> What to work on: Transcribe word for word the lines below from the line with "size_t k1_tab_bytes;" through the line with "(void)hipFree(m->d_adj_packed);", ends included.

> Material provided:
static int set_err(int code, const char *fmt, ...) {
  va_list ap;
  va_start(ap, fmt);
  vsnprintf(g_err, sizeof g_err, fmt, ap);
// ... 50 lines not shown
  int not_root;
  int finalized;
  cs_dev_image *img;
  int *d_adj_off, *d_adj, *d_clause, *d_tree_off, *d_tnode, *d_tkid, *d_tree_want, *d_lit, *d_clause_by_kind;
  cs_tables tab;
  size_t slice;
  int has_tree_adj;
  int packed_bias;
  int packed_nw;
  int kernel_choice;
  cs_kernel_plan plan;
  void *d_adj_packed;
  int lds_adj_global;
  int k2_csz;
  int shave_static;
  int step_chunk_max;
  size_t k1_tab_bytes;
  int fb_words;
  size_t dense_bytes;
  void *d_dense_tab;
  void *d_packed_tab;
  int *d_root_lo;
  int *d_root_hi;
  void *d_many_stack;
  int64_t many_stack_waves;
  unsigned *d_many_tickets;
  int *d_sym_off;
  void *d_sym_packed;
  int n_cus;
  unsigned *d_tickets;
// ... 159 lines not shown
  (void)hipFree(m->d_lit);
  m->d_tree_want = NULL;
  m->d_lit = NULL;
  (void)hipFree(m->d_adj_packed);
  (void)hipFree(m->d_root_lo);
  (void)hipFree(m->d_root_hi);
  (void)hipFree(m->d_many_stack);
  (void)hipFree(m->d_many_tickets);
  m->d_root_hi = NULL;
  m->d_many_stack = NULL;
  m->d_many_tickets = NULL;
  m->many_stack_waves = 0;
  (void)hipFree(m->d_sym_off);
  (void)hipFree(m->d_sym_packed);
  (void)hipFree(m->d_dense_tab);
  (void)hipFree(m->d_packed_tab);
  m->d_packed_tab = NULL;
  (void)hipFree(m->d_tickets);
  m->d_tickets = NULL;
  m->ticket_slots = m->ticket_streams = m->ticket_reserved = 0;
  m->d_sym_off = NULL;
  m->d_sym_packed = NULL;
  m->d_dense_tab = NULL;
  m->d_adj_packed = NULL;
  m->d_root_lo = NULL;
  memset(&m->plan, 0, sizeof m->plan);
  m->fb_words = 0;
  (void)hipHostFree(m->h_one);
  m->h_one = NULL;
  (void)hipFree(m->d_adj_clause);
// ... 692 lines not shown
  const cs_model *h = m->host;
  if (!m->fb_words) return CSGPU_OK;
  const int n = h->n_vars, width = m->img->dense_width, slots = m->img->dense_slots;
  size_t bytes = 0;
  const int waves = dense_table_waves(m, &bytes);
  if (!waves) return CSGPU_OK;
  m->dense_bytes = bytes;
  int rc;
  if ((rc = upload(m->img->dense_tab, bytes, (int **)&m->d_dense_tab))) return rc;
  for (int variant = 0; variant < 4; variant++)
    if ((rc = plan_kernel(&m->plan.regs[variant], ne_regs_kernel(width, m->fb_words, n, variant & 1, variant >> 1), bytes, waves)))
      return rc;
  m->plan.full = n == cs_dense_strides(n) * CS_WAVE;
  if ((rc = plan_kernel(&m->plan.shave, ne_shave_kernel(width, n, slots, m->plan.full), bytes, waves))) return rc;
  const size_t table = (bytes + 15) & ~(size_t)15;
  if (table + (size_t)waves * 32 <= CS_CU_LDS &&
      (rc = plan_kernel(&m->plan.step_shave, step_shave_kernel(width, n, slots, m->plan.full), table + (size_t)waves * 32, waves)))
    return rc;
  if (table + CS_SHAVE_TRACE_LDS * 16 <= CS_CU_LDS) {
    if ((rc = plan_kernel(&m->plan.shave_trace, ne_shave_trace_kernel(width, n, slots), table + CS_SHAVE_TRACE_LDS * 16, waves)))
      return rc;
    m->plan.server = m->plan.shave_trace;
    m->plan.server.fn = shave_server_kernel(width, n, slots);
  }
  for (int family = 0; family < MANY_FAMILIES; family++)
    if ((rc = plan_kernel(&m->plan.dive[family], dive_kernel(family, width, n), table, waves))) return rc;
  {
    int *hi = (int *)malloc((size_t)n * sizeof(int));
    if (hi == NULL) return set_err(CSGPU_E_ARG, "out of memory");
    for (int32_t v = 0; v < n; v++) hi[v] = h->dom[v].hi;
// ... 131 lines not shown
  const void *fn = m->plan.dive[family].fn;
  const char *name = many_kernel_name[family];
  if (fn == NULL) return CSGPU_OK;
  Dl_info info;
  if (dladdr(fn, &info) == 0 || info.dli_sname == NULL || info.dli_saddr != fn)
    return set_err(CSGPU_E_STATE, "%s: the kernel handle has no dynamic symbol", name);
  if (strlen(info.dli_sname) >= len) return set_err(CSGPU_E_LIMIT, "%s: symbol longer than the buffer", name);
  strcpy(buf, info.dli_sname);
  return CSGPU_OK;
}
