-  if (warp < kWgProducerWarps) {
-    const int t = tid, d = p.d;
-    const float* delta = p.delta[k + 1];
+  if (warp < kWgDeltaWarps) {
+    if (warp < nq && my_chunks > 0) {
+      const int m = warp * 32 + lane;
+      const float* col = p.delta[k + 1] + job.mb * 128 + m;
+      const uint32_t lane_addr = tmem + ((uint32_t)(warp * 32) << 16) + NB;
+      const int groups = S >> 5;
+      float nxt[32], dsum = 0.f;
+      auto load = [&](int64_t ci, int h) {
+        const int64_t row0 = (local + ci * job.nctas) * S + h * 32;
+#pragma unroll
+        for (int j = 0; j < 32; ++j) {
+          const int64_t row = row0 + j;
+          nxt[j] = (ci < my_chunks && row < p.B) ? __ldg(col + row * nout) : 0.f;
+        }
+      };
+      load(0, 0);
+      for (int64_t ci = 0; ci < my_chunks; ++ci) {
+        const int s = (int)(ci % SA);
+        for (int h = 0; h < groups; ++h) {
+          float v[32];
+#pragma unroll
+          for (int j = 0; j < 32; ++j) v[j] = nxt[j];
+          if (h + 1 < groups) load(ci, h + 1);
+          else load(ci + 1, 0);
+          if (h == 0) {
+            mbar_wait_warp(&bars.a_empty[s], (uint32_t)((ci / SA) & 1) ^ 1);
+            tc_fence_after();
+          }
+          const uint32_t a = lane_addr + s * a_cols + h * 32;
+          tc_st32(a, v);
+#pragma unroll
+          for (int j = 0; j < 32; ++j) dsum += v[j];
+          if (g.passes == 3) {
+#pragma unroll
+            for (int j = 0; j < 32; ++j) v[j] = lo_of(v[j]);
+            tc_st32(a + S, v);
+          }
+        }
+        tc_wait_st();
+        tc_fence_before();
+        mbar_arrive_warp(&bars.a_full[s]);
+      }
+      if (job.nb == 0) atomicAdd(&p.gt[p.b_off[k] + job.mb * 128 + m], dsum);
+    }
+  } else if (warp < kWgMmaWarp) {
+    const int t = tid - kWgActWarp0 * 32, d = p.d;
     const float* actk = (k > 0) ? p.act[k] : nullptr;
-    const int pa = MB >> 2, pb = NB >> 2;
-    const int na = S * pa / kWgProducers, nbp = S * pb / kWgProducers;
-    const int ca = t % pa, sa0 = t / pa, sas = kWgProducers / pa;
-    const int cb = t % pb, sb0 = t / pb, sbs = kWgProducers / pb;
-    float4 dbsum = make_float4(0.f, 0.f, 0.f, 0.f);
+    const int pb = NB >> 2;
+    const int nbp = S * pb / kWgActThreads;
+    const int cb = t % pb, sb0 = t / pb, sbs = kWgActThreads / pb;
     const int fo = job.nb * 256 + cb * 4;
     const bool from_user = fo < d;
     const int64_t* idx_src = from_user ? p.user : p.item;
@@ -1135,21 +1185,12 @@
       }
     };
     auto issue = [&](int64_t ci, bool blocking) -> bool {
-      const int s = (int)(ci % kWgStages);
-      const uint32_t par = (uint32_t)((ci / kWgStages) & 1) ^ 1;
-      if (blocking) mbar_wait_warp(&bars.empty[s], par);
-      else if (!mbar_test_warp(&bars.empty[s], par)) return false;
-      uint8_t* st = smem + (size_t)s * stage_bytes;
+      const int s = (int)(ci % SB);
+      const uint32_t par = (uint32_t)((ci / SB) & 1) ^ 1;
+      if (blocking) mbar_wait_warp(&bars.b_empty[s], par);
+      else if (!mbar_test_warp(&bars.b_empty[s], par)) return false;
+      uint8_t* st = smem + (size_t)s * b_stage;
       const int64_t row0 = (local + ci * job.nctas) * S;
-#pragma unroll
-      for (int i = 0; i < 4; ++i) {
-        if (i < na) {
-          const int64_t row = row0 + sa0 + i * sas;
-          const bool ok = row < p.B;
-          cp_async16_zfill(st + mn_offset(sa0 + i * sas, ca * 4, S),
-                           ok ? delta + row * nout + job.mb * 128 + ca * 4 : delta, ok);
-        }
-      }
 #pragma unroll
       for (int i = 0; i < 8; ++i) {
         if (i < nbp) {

> Result of the task:
  size_t k1_tab_bytes;
  int fb_words;
  size_t dense_bytes;
  void *d_dense_tab;
  void *d_packed_tab;
  int *d_root_lo;
  int *d_root_hi;
  void *d_many_stack;
  int64_t many_stack_waves;
  unsigned *d_many_tickets;
  int *d_sym_off;
  void *d_sym_packed;
  int n_cus;
  unsigned *d_tickets;
// ... 159 lines not shown
  (void)hipFree(m->d_lit);
  m->d_tree_want = NULL;
  m->d_lit = NULL;
  (void)hipFree(m->d_adj_packed);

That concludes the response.